**Exercise aim**
Among the lines of the records below, copy those that hold the word "OTHER".
___
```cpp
void MetricConfig::apply(const std::map<std::string, std::string>& kv) {
    for (auto& [key, value] : kv) {
        if (key == "name") name = value;
        else if (key == "description") description = value;
        else if (key == "use_prepass") use_prepass = parse_bool(value);
        else if (key == "max_acceleration_change") max_acceleration_change = std::stof(value);
        else if (key == "singular") singular = parse_bool(value);
        else if (key == "traversable_event_horizon") traversable_event_horizon = parse_bool(value);
        else if (key == "singular_terminator") singular_terminator = std::stof(value);
        else if (key == "adaptive_precision") adaptive_precision = parse_bool(value);
        else if (key == "detect_singularities") detect_singularities = parse_bool(value);
        else if (key == "follow_geodesics_forward") follow_geodesics_forward = parse_bool(value);
        else if (key == "coordinate_system") {
            if (value == "X_Y_THETA_PHI") system = CoordinateSystem::X_Y_THETA_PHI;
            else if (value == "CARTESIAN") system = CoordinateSystem::CARTESIAN;
            else if (value == "CYLINDRICAL") system = CoordinateSystem::CYLINDRICAL;
            else system = CoordinateSystem::OTHER;
        }
        else if (key == "to_polar") to_polar = value;
        else if (key == "from_polar") from_polar = value;
// ... 306 lines not shown

std::string FeatureConfig::dynamic_argument_string() const {
    std::string fl, bl;
    for (auto& [name, val] : features) {
        if (val.index() == 0) bl += name + ",";
        else fl += name + ",";
    }
    std::string s = "-DKERNEL_IS_DYNAMIC ";
    if (!fl.empty()) { fl.pop_back(); s += "-DDYNAMIC_FLOAT_FEATURES=" + fl + " "; }
    if (!bl.empty()) { bl.pop_back(); s += "-DDYNAMIC_BOOL_FEATURES=" + bl + " "; }
    return s;
}

std::string FeatureConfig::static_argument_string() const {
    std::string s = "-DKERNEL_IS_STATIC ";
    for (auto& [name, val] : features)
        if (val.index() == 1) s += "-DFEATURE_" + name + "=" + float_literal(std::get<1>(val)) + " ";
    for (auto& [name, val] : features)
        if (val.index() == 0) s += "-DFEATURE_" + name + "=" + (std::get<0>(val) ? "1" : "0") + " ";
    return s;
}

std::vector<unsigned char> FeatureConfig::pack() const {
    std::vector<unsigned char> buf;
    auto push = [&](const void* p) {
        const unsigned char* c = (const unsigned char*)p;
        buf.insert(buf.end(), c, c + 4);
    };
    for (auto& [name, val] : features)
        if (val.index() == 1) { float f = std::get<1>(val); push(&f); }
    for (auto& [name, val] : features)
        if (val.index() == 0) { int i = std::get<0>(val) ? 1 : 0; push(&i); }
    return buf;
}


std::string build_argument_string(const MetricDescriptor& desc, const MetricImpl& impl_in,
                                  const MetricConfig& cfg, const DynamicVars& vars, bool is_static,
                                  const FeatureConfig& features, bool linear_framebuffer) {
    MetricImpl impl = impl_in;
    {
        std::unordered_map<E, E> memo;
        for (auto* v : {&impl.real_eq, &impl.derivatives, &impl.accel})
            for (auto& e : *v) e = share_reciprocals(e, memo);
    }
    std::vector<E> scoped;
    scoped.insert(scoped.end(), impl.real_eq.begin(), impl.real_eq.end());
    scoped.insert(scoped.end(), impl.derivatives.begin(), impl.derivatives.end());
    scoped.insert(scoped.end(), impl.accel.begin(), impl.accel.end());
    Temporaries temps = hoist_position_temporaries(scoped);
    const auto* names = &temps.names;

    std::string s;
    if (linear_framebuffer) s += "-DLINEAR_FRAMEBUFFER ";
    s += "-DRS_IMPL=1 -DC_IMPL=1 ";

    for (size_t i = 0; i < impl.real_eq.size(); i++)
        s += "-DF" + std::to_string(i + 1) + "_I=" + to_c(impl.real_eq[i], names) + " ";

    bool constant_theta = cfg.system == CoordinateSystem::X_Y_THETA_PHI && desc.is_spherical;

    if (impl.derivatives.size() == 16) {
        for (int j = 0; j < 4; j++)
            for (int i = 0; i < 4; i++)
                s += "-DF" + std::to_string(j * 4 + i + 1) + "_P=" + to_c(impl.derivatives[i * 4 + j], names) + " ";
    } else {
// ... 88 lines not shown
                }
                if (!ok) sums_only = false;
            }
            walk(e->a); walk(e->b); walk(e->s);
        };
        for (E r : everything) walk(r);
        tanh_in_sums_only = any_tanh && sums_only;
        if (tanh_in_sums_only) s += "-DGR_TANH_IN_SUMS_ONLY ";
    }

    if (!vars.names.empty()) {
        std::string v;
        for (auto& n : vars.names) v += n + ",";
        v.pop_back();
        s += "-DDYNVARS=" + v + " ";
    }

    {
        Fn4 c2p = [](E t, E x, E y, E z) -> std::vector<E> {
            E r = fn1(F_SQRT, add(add(mul(x, x), mul(y, y)), mul(z, z)));
            E theta = fn2(F_ATAN2, fn1(F_SQRT, add(mul(x, x), mul(y, y))), z);
            E phi = fn2(F_ATAN2, y, x);
            return {t, r, theta, phi};
        };
        std::vector<E> full, d;
        total_diff(c2p, full, d);
        for (int i = 0; i < 4; i++) s += "-DCART_TO_POL" + std::to_string(i) + "=" + to_c(full[i]) + " ";
        for (int i = 0; i < 4; i++) s += "-DCART_TO_POL_D" + std::to_string(i) + "=" + to_c(d[i]) + " ";
    }

    for (int i = 0; i < 4; i++) s += "-DGEO_ACCEL" + std::to_string(i) + "=" + to_c(impl.accel[i], names) + " ";
    if (is_static) {
        bool lowered_differs = false;
        const std::vector<E> lowered = sym::lower_for_device(impl.accel, tanh_in_sums_only, &lowered_differs);
        bool any_negation = false;
        for (E a : lowered) any_negation |= a->op == sym::NEG;
        if (lowered_differs || any_negation) {
            const Temporaries device_temps = hoist_position_temporaries(lowered, "qv");
            std::string t;
            for (auto& [name, e] : device_temps.defs) t += name + "=" + sym::to_c_negations_pushed(e, &device_temps.names, true) + ",";
            if (t.empty()) t = "qv_unused=0.0f,";
            t.pop_back();
            s += "-DGR_DEVICE_TEMPORARIES=" + t + " ";
            for (int i = 0; i < 4; i++) s += "-DGR_DEVICE_ACCEL" + std::to_string(i) + "=" + sym::to_c_negations_pushed(lowered[i], &device_temps.names) + " ";
        }
    }
    for (int i = 0; i < 4; i++) s += "-DFIX_LIGHT" + std::to_string(i) + "=" + to_c(impl.fix_light[i]) + " ";
    s += "-DMETRIC_TIME_G00=" + to_c(impl.real_eq[0], names) + " ";

    if (temps.defs.empty()) {
        s += "-DTEMPORARIES0=DUMMY ";
    } else {
        std::string t;
        for (auto& [name, e] : temps.defs) t += name + "=" + to_c(e, names, true) + ",";
        t.pop_back();
        s += "-DTEMPORARIES0=" + t + " ";
        std::unordered_map<E, std::string> cfg_names;
        std::function<void(E)> wrap_leaves = [&](E e) {
            if (!e || cfg_names.count(e)) return;
            if (e->op == VAR) { cfg_names.emplace(e, "gm::cfgf(" + e->name + ")"); return; }
            wrap_leaves(e->a); wrap_leaves(e->b); wrap_leaves(e->s);
        };
        std::string c, p;
        for (auto& [name, e] : temps.defs) {
            if (e->deps == sym::DEP_CFG) {
                wrap_leaves(e);
                c += "c" + name + "=gm::cfgf(" + to_c(e, &cfg_names, true) + "),";
// ... 20 lines not shown
```

### geodesic_raytracing_amd/csrc/metric_codegen.hpp

```cpp
#pragma once
#include <functional>
#include <map>
#include <string>
#include <variant>
#include <vector>

#include "sym.hpp"

namespace gr {

enum class CoordinateSystem { X_Y_THETA_PHI, CARTESIAN, CYLINDRICAL, OTHER };

struct MetricConfig {
    std::string name;
    std::string description;
    bool use_prepass = false;
    float max_acceleration_change = 0.0000001f;
    bool singular = false;
    bool traversable_event_horizon = false;
    float singular_terminator = 1;
    bool adaptive_precision = true;
    bool detect_singularities = false;
    bool follow_geodesics_forward = false;
    bool has_cylindrical_singularity = false;
// ... 31 lines not shown

struct MetricImpl {
    std::vector<sym::E> accel, fix_light, real_eq, derivatives;
    std::vector<sym::E> to_polar, dt_to_spherical, from_polar, dt_from_spherical;
    sym::E distance_function = nullptr;
    std::vector<sym::E> coordinate_periodicity;
};

struct MetricDescriptor {
    MetricImpl raw;
    bool is_big = false;
    bool is_spherical = false;
    sym::OpCount accel_ops;
    sym::OpCount coord_ops;

    void load(const MetricFunctions& f, const MetricConfig& cfg);
    MetricImpl concrete(const std::map<std::string, sym::E>& substitution) const;
};

struct FeatureConfig {
    std::map<std::string, std::variant<bool, float>> features;
    void set(const std::string& n, bool v) { features[n] = v; }
    void set(const std::string& n, float v) { features[n] = v; }
    static FeatureConfig defaults();
    std::string dynamic_argument_string() const;
    std::string static_argument_string() const;
    std::vector<unsigned char> pack() const;
};

std::string build_argument_string(const MetricDescriptor& desc, const MetricImpl& impl,
                                  const MetricConfig& cfg, const DynamicVars& vars, bool is_static,
                                  const FeatureConfig& features, bool linear_framebuffer = true);

std::string float_literal(float v);

}
```

### geodesic_raytracing_amd/csrc/sym.cpp

```cpp
#include "sym.hpp"

#include <algorithm>
#include <cmath>
#include <cstdio>
#include <cstring>
#include <deque>
#include <functional>
#include <mutex>
#include <stdexcept>
#include <unordered_set>

namespace sym {

namespace {

struct Key {
    Op op;
    Fn fn;
    uint64_t cbits;
    std::string name;
    uint32_t a, b, s;
    bool operator==(const Key& o) const {
        return op == o.op && fn == o.fn && cbits == o.cbits && a == o.a && b == o.b && s == o.s &&
               name == o.name;
    }
};
struct KeyHash {
    size_t operator()(const Key& k) const {
        uint64_t h = 1469598103934665603ull;
        auto mix = [&](uint64_t v) {
            h ^= v + 0x9e3779b97f4a7c15ull + (h << 6) + (h >> 2);
        };
        mix(k.op);
        mix(k.fn);
        mix(k.cbits);
        mix(std::hash<std::string>()(k.name));
        mix(k.a);
        mix(k.b);
        mix(k.s);
        return (size_t)h;
// ... 885 lines not shown
    std::function<bool(E)> delicate = [&](E e) -> bool {
        if (!e || e->op == CONST || e->op == VAR) return false;
        auto it = delicate_memo.find(e);
        if (it != delicate_memo.end()) return it->second;
        bool d = e->op == DIV || e->op == FN1 || (e->op == FN2 && !is_cmp(e->fn)) || delicate(e->a) || delicate(e->b) || delicate(e->s);
        delicate_memo.emplace(e, d);
        return d;
    };
    std::unordered_set<E> forced;
    auto parameter_only = [](E e) { return e && e->deps == DEP_CFG; };
    for (E e : order) {
        if (parameter_only(e)) continue;
        for (E c : {e->a, e->b, e->s})
            if (parameter_only(c) && delicate(c)) forced.insert(c);
    }
    for (E r : roots)
        if (parameter_only(r) && delicate(r)) forced.insert(r);

    Temporaries t;
    const uint32_t pos_mask = DEP_V1 | DEP_V2 | DEP_V3 | DEP_V4 | DEP_CFG;
    for (E e : order) {
        if (e->op == CONST || e->op == VAR) continue;
        if (e->deps & ~pos_mask) continue;
        if (e->deps == 0) continue;
        if (refs[e] < 2 && !forced.count(e)) continue;
        if (e->op == NEG && (e->a->op == VAR || e->a->op == CONST)) continue;
        std::string name = prefix + std::to_string(t.defs.size());
        t.defs.emplace_back(name, e);
        t.names.emplace(e, name);
    }
    return t;
}


Cx cx(E re) { return Cx{re, constant(0.0)}; }
Cx cx(E re, E im) { return Cx{re, im}; }
Cx cadd(Cx a, Cx b) { return Cx{add(a.re, b.re), add(a.im, b.im)}; }
Cx csub(Cx a, Cx b) { return Cx{sub(a.re, b.re), sub(a.im, b.im)}; }
Cx cneg(Cx a) { return Cx{neg(a.re), neg(a.im)}; }
Cx cconj(Cx a) { return Cx{a.re, neg(a.im)}; }
Cx cmul(Cx a, Cx b) {
    return Cx{sub(mul(a.re, b.re), mul(a.im, b.im)), add(mul(a.re, b.im), mul(a.im, b.re))};
}
E cabs2(Cx a) { return add(mul(a.re, a.re), mul(a.im, a.im)); }
E cabs(Cx a) {
    if (is_zero(a.im)) return fn1(F_FABS, a.re);
    if (is_zero(a.re)) return fn1(F_FABS, a.im);
    return fn1(F_SQRT, cabs2(a));
}
Cx cdiv(Cx a, Cx b) {
    if (is_zero(b.im)) return Cx{div(a.re, b.re), div(a.im, b.re)};
    E d = cabs2(b);
    Cx n = cmul(a, cconj(b));
    return Cx{div(n.re, d), div(n.im, d)};
}
Cx cpowi(Cx a, int n) {
    if (n == 0) return cx(constant(1.0));
    if (n < 0) return cdiv(cx(constant(1.0)), cpowi(a, -n));
    Cx r = a;
    for (int i = 1; i < n; i++) r = cmul(r, a);
    return r;
}
Cx csqrt_real(E a) {
    if (a->op == CONST) {
        if (a->c >= 0) return cx(constant(std::sqrt(a->c)));
        return Cx{constant(0.0), constant(std::sqrt(-a->c))};
// ... 20 lines not shown
```
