@@ -1214,10 +1321,19 @@
                     if (bits && (!ix.bits_check || (ix.bucket_bits[first >> 5] & bits) != bits)) atomicOr(&ix.bucket_bits[first >> 5], bits);
                 }
             } while (0);
+            if (INSERT_PAIR && step == 2) {
+                tn = t + 2;
+                dn = PartDesc{};
+                if (tn < t_end) dn = desc[tn];
+            }
             d = dn;
-            if (tn < t_end) rr = load_part_recs(P, src, d.part, d.r_begin, d.r_begin, min(d.n_rec, (u32)WI_MAX_REC), lane);
+            if (INSERT_PAIR) {
+                nB = 0;
+                if (tn < t_end) nB = request(d, tn, t_end, rr);
+            } else if (tn < t_end) rr = load_part_recs(P, src, d.part, d.r_begin, d.r_begin, min(d.n_rec, (u32)WI_MAX_REC), lane);
             PHASE(9)
         }
+        if (INSERT_PAIR && pairs && lane == 0) atomicAdd(n_pair, pairs);
         if (left_mask) {
             const u32 n = (u32)__popcll(left_mask);
             u32 at = 0;
@@ -1239,8 +1355,9 @@
 template <u32 NW, u32 KB, u32 SHIFT, bool SAT = false, u32 NIL = NI_LEAN>
 __global__ void __launch_bounds__(64) __attribute__((amdgpu_waves_per_eu(WI_WAVES_PER_EU_FIRST, WI_WAVES_PER_EU_FIRST_MAX))) k_insert_first(BriskParams P, RecSrc src, const PartDesc* __restrict__ desc,
                                                                                                           u32 n_touched, IndexDev ix, u32* __restrict__ work_counter,
-                                                                                                          u32* __restrict__ left_list, u32* __restrict__ n_left, u32* __restrict__ n_clean) {
-    insert_first_body<NIL, NW, KB, SHIFT, SAT>(P, src, desc, n_touched, ix, work_counter, left_list, n_left, n_clean);
+                                                                                                          u32* __restrict__ left_list, u32* __restrict__ n_left, u32* __restrict__ n_clean,
+                                                                                                          u32* __restrict__ n_pair) {
+    insert_first_body<NIL, NW, KB, SHIFT, SAT>(P, src, desc, n_touched, ix, work_counter, left_list, n_left, n_clean, n_pair);
 }
 
 __global__ void __launch_bounds__(256) k_bucket_bits(BriskParams P, IndexDev ix, u32 n_parts) {
diff --git a/brisk_amd/hipapi.py b/brisk_amd/hipapi.py
--- a/brisk_amd/hipapi.py
+++ b/brisk_amd/hipapi.py
@@ -110,7 +110,7 @@
     "brisk_hip_abi_version", "brisk_hip_create", "brisk_hip_destroy", "brisk_hip_clear", "brisk_hip_last_error", "brisk_hip_sync",
     "brisk_hip_get_layout", "brisk_hip_insert_reads", "brisk_hip_insert_packed", "brisk_hip_get_reads", "brisk_hip_lookup",
     "brisk_hip_enumerate", "brisk_hip_stats", "brisk_hip_memory_info", "brisk_hip_insert_slack", "brisk_hip_reallocate", "brisk_hip_checksum", "brisk_hip_scan_packed", "brisk_hip_scan_bound", "brisk_hip_route_records",
-    "brisk_hip_get_packed", "brisk_hip_get_kmers", "brisk_hip_get_kmers_packed", "brisk_hip_insert_records", "brisk_hip_set_owner_cuts", "brisk_hip_export_hist", "brisk_hip_export_hist_add", "brisk_hip_insert_records_hist", "brisk_hip_scan_query", "brisk_hip_route_tagged", "brisk_hip_query_records", "brisk_hip_pack_ascii", "brisk_hip_synth_reads", "brisk_hip_debug_order_keys", "brisk_hip_debug_guard_count", "brisk_hip_scan_sequence", "brisk_hip_upsert_kmers", "brisk_hip_find_kmers",
+    "brisk_hip_get_packed", "brisk_hip_get_kmers", "brisk_hip_get_kmers_packed", "brisk_hip_insert_records", "brisk_hip_set_owner_cuts", "brisk_hip_export_hist", "brisk_hip_export_hist_add", "brisk_hip_insert_records_hist", "brisk_hip_scan_query", "brisk_hip_route_tagged", "brisk_hip_query_records", "brisk_hip_pack_ascii", "brisk_hip_synth_reads", "brisk_hip_debug_order_keys", "brisk_hip_debug_guard_count", "brisk_hip_debug_touched", "brisk_hip_debug_directory", "brisk_hip_scan_sequence", "brisk_hip_upsert_kmers", "brisk_hip_find_kmers",
     "brisk_hip_enumerate_ids", "brisk_hip_count_spectrum", "brisk_hip_enumerate_range", "brisk_hip_prune",
     "brisk_hip_read_profile_reads", "brisk_hip_read_profile_packed",
     "brisk_hip_scan_kmers", "brisk_hip_record_kmers", "brisk_hip_answer_records", "brisk_hip_place_answers", "brisk_hip_profile_slots",
@@ -1064,6 +1064,23 @@
         self._chk(self.L.brisk_hip_debug_guard_count(self.h, C.byref(n)))
         return int(n.value)
 
+    def debug_touched(self) -> np.ndarray:
+        f = self.L.brisk_hip_debug_touched
+        f.argtypes = [C.c_void_p, C.c_void_p, C.c_uint64, C.POINTER(C.c_uint64)]
+        n = C.c_uint64(0)
+        self._chk(f(self.h, None, 0, C.byref(n)))
+        out = np.zeros(max(int(n.value), 1), np.uint32)
+        self._chk(f(self.h, out.ctypes.data, len(out), C.byref(n)))
+        return out[: int(n.value)]
+
+    def debug_directory(self, parts):
+        f = self.L.brisk_hip_debug_directory
+        f.argtypes = [C.c_void_p, C.c_void_p, C.c_uint64, C.c_void_p, C.c_void_p]
+        p = np.ascontiguousarray(parts, np.uint32)
+        cnt, cap = np.zeros(max(len(p), 1), np.uint32), np.zeros(max(len(p), 1), np.uint32)
+        self._chk(f(self.h, p.ctypes.data, len(p), cnt.ctypes.data, cap.ctypes.data))
+        return cnt[: len(p)], cap[: len(p)]
+
     def profile_enable(self, on: bool = True):
         self._chk(self.L.brisk_hip_profile_enable(self.h, 1 if on else 0))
___
**Exercise answer**
            else system = CoordinateSystem::OTHER;
enum class CoordinateSystem { X_Y_THETA_PHI, CARTESIAN, CYLINDRICAL, OTHER };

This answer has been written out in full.